→ Work instructions
Search the data below, and report every line in which "zkeys" occurs.

[Saved data entries]
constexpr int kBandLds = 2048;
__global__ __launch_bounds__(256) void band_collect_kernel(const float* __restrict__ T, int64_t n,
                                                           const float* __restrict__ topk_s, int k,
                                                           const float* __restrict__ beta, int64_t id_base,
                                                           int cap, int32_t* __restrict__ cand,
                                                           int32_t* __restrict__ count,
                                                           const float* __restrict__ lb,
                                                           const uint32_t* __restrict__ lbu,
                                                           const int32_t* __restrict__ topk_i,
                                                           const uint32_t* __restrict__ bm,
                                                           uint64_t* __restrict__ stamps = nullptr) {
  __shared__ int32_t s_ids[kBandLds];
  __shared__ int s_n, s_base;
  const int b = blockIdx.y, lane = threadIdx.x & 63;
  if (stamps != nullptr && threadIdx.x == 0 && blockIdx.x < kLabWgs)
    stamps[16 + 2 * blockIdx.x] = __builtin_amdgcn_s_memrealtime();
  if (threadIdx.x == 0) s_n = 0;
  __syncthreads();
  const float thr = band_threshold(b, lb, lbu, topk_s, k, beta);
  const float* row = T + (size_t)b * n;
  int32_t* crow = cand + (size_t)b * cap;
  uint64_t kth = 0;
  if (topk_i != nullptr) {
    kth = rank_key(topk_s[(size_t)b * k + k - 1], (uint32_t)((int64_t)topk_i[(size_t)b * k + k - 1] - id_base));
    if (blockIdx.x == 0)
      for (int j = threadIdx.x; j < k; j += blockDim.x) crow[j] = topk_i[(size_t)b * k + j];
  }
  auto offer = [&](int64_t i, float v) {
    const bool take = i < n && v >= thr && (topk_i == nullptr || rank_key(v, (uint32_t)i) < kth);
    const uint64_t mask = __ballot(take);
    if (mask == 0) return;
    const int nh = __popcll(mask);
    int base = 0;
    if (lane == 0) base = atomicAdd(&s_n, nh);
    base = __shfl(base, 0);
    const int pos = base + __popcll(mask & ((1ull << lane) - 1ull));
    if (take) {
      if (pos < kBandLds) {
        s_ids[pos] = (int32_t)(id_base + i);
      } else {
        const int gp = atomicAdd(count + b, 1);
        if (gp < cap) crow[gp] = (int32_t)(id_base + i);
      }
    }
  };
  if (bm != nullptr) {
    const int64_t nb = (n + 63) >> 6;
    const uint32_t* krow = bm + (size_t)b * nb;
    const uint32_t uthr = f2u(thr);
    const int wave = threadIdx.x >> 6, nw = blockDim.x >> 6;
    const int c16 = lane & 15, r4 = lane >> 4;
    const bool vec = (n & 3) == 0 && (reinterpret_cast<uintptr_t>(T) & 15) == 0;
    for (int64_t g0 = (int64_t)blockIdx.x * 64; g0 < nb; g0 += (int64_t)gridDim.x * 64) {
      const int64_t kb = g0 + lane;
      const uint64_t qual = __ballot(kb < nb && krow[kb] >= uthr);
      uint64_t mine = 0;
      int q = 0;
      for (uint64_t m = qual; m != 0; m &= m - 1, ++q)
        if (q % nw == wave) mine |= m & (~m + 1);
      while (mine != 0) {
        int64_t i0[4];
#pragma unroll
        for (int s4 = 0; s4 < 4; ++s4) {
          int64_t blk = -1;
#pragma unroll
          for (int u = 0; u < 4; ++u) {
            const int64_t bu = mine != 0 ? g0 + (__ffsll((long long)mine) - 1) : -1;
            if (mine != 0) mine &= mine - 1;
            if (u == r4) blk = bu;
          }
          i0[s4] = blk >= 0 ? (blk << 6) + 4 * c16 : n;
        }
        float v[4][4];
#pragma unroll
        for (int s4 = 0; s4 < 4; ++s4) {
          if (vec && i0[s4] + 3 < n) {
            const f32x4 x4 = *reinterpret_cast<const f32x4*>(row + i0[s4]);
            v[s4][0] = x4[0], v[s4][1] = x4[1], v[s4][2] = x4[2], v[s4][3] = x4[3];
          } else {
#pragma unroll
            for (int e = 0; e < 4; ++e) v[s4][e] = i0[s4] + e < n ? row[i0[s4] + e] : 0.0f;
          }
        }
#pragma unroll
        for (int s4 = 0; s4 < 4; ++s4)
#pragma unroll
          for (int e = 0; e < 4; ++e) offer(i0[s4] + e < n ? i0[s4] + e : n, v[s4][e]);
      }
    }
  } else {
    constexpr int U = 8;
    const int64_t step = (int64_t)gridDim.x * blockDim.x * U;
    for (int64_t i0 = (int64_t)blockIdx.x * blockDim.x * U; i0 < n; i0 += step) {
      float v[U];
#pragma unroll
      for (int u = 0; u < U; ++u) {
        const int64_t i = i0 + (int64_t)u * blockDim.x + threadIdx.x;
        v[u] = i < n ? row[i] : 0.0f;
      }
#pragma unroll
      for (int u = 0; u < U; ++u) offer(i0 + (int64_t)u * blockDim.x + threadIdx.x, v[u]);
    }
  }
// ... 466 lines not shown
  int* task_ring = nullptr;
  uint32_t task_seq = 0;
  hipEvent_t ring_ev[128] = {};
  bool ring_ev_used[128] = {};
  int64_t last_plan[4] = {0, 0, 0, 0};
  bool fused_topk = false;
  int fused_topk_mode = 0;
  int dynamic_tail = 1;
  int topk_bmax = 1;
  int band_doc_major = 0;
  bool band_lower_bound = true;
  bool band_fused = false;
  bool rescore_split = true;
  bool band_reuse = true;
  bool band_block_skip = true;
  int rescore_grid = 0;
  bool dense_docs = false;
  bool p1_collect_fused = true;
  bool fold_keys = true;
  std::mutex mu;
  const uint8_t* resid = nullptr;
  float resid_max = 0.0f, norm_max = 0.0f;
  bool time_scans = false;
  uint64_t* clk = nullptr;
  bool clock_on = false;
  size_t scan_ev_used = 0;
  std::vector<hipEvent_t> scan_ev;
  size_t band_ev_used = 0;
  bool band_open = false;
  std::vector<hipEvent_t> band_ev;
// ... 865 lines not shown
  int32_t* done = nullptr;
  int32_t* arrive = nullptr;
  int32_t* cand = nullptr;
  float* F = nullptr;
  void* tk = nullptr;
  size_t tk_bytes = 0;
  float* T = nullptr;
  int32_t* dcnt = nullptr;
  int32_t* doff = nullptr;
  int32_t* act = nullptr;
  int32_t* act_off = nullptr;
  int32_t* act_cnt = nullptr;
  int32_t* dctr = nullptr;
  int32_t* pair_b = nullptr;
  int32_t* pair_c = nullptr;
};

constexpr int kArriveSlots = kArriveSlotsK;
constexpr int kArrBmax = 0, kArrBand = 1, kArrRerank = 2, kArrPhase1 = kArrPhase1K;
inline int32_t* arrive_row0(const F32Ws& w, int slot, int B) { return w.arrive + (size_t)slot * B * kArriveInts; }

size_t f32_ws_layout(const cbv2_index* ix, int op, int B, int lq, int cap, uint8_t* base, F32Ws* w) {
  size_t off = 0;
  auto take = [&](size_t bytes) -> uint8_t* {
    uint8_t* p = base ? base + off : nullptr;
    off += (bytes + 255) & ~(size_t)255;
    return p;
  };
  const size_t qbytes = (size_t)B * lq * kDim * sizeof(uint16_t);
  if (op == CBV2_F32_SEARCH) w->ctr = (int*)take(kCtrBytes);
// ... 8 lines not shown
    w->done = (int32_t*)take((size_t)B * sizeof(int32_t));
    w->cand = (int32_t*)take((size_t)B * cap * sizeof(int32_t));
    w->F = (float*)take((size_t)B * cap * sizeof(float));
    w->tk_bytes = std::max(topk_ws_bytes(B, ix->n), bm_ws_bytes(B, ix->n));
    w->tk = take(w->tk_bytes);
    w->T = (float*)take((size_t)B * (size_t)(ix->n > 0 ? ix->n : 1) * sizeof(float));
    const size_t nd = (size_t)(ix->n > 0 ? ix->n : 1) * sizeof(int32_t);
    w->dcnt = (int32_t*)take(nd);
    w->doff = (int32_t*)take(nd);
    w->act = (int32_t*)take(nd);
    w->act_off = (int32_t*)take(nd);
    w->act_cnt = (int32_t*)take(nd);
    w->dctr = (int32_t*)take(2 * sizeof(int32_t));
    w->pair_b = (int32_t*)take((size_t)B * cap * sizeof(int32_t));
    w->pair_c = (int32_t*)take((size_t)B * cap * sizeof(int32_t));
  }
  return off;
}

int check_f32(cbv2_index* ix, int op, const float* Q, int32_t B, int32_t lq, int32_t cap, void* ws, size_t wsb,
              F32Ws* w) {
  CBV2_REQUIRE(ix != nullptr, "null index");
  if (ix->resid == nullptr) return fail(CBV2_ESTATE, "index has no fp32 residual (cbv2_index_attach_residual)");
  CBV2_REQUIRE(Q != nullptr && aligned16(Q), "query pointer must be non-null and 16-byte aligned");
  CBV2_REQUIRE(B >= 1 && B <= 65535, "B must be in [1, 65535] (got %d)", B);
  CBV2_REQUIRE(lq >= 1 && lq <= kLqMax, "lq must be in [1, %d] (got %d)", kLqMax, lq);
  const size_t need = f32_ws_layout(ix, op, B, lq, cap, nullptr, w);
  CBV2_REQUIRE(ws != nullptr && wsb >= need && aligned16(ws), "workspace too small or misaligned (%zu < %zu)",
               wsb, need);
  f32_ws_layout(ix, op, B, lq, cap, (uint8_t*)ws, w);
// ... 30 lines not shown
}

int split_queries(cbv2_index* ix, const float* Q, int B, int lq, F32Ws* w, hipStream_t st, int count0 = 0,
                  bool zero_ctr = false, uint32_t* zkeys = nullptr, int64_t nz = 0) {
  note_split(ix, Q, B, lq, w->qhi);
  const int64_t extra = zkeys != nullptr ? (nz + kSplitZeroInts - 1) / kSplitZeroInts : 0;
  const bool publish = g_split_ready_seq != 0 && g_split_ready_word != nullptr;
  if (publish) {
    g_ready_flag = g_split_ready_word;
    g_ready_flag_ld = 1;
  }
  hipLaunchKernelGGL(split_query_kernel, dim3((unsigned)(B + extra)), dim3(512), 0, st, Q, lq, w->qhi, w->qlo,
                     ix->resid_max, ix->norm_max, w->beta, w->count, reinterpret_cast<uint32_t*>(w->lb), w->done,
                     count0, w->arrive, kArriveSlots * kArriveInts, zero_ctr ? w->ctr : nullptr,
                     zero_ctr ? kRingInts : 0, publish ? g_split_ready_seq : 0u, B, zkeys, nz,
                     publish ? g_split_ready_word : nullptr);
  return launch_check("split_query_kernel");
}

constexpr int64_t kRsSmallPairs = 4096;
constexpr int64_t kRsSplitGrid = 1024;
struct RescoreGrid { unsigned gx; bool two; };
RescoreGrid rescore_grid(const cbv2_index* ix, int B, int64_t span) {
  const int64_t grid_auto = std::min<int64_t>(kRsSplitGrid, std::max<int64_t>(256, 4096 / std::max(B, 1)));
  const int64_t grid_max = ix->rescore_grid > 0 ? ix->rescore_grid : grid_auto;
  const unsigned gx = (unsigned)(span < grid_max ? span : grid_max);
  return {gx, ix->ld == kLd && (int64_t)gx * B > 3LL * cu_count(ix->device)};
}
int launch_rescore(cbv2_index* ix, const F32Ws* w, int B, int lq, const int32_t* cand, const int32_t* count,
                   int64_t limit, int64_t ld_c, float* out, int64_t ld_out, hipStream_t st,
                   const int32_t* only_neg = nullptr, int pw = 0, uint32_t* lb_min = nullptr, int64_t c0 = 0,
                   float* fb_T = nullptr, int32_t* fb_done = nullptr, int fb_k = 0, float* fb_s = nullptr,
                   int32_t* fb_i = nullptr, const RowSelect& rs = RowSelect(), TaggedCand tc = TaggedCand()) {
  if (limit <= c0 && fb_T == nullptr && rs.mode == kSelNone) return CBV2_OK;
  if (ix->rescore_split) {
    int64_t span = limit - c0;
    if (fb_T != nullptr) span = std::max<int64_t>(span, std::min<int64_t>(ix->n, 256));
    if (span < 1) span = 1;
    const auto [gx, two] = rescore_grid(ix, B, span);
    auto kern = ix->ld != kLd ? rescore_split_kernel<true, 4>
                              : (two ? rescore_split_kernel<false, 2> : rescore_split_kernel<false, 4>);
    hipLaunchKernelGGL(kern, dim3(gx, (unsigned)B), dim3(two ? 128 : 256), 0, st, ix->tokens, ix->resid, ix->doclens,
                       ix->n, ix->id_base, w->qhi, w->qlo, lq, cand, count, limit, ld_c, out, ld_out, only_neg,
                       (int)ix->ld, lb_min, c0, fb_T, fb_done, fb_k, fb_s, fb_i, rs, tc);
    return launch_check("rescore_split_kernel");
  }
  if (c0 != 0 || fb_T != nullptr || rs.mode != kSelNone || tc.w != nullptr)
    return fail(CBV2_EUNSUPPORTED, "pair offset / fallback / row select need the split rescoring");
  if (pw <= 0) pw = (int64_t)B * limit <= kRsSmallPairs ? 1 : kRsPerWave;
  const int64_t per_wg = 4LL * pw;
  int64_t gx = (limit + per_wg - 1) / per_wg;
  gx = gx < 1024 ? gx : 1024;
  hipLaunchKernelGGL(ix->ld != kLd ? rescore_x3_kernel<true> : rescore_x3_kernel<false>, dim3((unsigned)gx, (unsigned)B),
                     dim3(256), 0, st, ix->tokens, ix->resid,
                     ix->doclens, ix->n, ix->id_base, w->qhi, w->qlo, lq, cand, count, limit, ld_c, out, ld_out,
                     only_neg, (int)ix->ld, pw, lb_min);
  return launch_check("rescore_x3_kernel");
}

==

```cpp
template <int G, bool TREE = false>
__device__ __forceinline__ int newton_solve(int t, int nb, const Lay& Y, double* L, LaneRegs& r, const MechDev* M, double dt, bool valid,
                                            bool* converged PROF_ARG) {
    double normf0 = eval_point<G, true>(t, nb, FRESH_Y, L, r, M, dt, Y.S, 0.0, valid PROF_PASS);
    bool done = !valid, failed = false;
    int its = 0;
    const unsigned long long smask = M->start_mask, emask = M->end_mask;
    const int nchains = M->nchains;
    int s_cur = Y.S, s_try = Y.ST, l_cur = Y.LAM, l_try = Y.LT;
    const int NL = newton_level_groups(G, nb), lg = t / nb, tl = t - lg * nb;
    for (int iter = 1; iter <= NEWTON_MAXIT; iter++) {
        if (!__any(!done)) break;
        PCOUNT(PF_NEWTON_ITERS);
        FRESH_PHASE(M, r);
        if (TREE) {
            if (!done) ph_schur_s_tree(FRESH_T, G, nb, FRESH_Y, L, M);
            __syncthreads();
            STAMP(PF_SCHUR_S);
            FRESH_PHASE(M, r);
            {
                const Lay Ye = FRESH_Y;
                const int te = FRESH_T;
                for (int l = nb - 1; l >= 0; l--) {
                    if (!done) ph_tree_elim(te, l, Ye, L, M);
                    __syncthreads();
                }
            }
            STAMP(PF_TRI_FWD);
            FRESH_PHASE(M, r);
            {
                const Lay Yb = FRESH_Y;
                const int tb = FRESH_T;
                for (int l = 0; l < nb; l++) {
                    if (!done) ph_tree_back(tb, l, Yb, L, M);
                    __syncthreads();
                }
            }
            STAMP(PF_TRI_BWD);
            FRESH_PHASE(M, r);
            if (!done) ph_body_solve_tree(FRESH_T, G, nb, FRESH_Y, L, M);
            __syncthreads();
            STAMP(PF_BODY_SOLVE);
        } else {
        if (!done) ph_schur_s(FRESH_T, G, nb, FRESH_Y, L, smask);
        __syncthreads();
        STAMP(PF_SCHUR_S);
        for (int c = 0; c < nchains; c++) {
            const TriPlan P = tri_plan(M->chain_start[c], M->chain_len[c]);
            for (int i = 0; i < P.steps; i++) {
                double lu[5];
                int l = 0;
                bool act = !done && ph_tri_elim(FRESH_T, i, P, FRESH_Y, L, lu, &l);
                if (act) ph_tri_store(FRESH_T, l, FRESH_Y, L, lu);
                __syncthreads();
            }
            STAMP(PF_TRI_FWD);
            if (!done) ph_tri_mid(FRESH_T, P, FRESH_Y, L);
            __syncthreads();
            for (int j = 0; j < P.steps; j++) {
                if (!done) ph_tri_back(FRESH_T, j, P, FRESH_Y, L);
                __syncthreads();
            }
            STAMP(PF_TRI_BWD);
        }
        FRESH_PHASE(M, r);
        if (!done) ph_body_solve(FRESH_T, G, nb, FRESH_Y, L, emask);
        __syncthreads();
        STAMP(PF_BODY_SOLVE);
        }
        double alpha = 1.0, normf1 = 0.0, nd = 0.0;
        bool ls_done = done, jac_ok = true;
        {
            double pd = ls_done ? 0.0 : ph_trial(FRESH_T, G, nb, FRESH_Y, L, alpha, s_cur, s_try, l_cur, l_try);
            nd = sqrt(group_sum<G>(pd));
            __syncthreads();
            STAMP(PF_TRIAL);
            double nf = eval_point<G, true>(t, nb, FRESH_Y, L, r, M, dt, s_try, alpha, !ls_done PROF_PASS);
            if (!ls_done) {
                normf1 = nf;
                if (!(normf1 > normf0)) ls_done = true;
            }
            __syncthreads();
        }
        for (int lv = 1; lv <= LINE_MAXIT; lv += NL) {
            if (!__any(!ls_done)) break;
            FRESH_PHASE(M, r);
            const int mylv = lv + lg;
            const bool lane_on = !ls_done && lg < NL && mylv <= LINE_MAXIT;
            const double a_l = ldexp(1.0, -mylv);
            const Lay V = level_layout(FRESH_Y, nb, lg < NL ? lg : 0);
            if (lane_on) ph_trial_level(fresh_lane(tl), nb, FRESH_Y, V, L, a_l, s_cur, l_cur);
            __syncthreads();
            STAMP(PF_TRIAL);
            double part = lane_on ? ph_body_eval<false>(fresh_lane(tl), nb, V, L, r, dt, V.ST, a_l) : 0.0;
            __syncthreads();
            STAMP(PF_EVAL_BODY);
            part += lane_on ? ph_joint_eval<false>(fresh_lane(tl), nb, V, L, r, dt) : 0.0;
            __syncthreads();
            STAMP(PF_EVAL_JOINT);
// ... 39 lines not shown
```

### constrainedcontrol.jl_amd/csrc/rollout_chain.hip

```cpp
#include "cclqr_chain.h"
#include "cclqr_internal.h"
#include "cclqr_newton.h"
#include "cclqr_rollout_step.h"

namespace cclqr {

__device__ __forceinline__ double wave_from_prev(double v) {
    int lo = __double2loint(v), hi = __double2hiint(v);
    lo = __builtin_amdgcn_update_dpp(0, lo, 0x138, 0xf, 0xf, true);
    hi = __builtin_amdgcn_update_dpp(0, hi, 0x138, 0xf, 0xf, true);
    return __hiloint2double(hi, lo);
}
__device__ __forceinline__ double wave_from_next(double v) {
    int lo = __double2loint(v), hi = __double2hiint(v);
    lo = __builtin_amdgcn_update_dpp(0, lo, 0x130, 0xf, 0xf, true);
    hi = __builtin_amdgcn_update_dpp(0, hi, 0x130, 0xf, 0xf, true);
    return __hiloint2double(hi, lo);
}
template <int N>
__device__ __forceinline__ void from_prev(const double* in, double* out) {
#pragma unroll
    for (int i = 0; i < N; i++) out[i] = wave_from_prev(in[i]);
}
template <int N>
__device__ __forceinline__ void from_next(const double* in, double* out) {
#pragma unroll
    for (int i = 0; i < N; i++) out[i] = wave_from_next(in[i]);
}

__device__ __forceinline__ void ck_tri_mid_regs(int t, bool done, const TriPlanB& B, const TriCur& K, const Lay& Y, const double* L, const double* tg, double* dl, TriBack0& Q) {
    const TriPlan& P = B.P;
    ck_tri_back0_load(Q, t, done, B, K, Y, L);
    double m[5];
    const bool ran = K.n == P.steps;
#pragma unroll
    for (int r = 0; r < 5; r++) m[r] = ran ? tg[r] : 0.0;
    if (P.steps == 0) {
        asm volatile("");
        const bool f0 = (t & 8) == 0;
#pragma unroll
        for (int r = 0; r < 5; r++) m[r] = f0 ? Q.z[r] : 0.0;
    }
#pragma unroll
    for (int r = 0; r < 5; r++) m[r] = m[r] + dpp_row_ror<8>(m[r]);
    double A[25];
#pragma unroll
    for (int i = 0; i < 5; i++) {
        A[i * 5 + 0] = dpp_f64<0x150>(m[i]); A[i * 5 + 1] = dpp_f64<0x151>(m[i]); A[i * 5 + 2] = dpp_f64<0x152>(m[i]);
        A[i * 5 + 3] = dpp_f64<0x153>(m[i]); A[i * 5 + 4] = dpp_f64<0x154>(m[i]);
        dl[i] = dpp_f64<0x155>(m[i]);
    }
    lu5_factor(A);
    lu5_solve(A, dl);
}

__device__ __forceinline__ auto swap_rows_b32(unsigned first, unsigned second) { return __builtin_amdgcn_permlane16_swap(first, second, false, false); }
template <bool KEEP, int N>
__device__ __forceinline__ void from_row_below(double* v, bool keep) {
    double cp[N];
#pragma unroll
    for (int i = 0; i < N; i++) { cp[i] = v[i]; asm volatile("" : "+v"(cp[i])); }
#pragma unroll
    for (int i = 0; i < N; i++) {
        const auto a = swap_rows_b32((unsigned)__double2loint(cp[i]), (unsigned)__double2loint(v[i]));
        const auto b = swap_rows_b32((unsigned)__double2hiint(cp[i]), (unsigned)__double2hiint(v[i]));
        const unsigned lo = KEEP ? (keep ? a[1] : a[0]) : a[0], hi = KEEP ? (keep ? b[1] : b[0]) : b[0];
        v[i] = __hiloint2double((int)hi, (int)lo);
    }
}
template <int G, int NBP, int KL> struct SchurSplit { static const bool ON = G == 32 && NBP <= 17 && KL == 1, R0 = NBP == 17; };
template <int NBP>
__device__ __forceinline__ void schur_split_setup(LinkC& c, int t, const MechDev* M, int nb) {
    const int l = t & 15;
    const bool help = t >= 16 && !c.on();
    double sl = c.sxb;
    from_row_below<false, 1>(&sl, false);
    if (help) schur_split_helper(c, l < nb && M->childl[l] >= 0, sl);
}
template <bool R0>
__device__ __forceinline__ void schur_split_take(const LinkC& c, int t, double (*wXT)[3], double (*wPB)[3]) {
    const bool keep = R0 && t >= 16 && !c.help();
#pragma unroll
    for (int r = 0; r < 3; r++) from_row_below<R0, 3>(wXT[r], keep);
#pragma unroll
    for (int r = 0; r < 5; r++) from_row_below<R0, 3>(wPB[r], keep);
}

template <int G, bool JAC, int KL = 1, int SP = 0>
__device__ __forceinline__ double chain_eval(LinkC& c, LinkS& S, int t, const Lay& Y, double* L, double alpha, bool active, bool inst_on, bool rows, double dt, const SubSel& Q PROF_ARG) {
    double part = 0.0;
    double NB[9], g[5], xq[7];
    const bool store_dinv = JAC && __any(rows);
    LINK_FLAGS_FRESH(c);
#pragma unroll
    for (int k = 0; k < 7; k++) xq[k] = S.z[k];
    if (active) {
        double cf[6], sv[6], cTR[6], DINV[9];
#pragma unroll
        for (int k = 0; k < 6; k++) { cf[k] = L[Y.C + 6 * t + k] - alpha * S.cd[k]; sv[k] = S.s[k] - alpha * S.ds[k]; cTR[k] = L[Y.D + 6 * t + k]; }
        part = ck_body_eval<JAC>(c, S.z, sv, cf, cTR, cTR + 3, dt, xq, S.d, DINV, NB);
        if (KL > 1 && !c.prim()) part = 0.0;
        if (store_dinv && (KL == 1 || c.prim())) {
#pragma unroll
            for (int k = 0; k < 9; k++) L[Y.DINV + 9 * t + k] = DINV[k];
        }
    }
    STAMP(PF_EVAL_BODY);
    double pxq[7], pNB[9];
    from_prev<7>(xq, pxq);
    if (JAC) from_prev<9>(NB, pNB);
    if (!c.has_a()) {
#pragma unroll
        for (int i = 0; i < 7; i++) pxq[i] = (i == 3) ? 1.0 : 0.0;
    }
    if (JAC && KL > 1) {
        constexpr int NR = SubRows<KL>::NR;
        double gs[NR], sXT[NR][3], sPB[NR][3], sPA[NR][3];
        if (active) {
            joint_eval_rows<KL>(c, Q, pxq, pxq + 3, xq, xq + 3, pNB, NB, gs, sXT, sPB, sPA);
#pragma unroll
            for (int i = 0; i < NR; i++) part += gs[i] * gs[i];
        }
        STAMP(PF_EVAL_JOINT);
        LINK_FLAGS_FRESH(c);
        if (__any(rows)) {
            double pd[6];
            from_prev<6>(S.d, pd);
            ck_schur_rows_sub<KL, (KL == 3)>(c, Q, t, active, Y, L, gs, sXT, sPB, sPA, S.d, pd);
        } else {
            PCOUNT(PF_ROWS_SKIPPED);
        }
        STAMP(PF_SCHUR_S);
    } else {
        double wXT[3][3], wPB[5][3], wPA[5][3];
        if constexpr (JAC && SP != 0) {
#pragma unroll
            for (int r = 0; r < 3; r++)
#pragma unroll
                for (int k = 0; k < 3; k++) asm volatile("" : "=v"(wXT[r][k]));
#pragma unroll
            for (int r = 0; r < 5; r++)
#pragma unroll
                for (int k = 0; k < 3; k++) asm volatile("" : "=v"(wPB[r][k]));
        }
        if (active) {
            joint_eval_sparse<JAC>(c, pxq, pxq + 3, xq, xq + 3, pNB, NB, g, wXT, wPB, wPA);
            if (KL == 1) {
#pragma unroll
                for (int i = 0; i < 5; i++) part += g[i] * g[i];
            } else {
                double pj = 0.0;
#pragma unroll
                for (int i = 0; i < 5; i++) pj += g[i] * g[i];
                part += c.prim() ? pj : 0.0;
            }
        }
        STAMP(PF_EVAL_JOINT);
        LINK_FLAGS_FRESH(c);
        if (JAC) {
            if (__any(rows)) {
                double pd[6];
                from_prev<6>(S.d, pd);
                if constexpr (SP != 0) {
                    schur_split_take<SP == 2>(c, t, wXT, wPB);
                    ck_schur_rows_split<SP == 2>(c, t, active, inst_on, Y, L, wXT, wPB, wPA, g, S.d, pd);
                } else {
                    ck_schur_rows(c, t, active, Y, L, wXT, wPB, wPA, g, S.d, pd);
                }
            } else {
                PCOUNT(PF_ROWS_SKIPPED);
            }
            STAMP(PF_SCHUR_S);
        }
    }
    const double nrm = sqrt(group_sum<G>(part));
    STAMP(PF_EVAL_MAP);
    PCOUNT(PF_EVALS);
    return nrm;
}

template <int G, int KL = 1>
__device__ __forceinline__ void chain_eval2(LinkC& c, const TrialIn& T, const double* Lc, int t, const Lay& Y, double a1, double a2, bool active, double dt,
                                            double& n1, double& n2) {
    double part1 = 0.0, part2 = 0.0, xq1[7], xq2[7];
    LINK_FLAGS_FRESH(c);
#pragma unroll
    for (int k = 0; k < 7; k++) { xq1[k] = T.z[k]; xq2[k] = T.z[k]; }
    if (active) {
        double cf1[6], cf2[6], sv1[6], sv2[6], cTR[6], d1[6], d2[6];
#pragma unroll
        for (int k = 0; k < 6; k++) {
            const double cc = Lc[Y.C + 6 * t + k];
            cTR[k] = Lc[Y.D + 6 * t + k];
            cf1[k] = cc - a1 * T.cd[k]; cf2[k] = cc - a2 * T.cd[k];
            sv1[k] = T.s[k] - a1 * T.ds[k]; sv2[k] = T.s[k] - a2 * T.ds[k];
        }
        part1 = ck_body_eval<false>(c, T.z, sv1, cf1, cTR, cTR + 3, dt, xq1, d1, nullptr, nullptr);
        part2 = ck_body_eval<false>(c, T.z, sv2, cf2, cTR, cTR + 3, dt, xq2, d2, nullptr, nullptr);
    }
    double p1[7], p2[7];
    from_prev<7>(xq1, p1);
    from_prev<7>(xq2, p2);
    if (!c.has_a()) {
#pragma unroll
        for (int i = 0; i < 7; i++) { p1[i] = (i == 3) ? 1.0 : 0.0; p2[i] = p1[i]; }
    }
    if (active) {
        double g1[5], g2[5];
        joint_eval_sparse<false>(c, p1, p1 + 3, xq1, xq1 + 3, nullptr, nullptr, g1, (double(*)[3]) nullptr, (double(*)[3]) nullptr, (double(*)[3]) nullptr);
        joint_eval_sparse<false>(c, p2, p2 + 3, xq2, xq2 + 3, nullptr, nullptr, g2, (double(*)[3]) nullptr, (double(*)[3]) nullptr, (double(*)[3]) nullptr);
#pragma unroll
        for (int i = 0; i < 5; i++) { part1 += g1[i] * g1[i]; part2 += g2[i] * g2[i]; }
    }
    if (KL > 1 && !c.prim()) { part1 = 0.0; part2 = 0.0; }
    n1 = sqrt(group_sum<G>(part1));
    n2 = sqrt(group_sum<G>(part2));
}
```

→ Output of the task
                  bool zero_ctr = false, uint32_t* zkeys = nullptr, int64_t nz = 0) {
  const int64_t extra = zkeys != nullptr ? (nz + kSplitZeroInts - 1) / kSplitZeroInts : 0;
                     zero_ctr ? kRingInts : 0, publish ? g_split_ready_seq : 0u, B, zkeys, nz,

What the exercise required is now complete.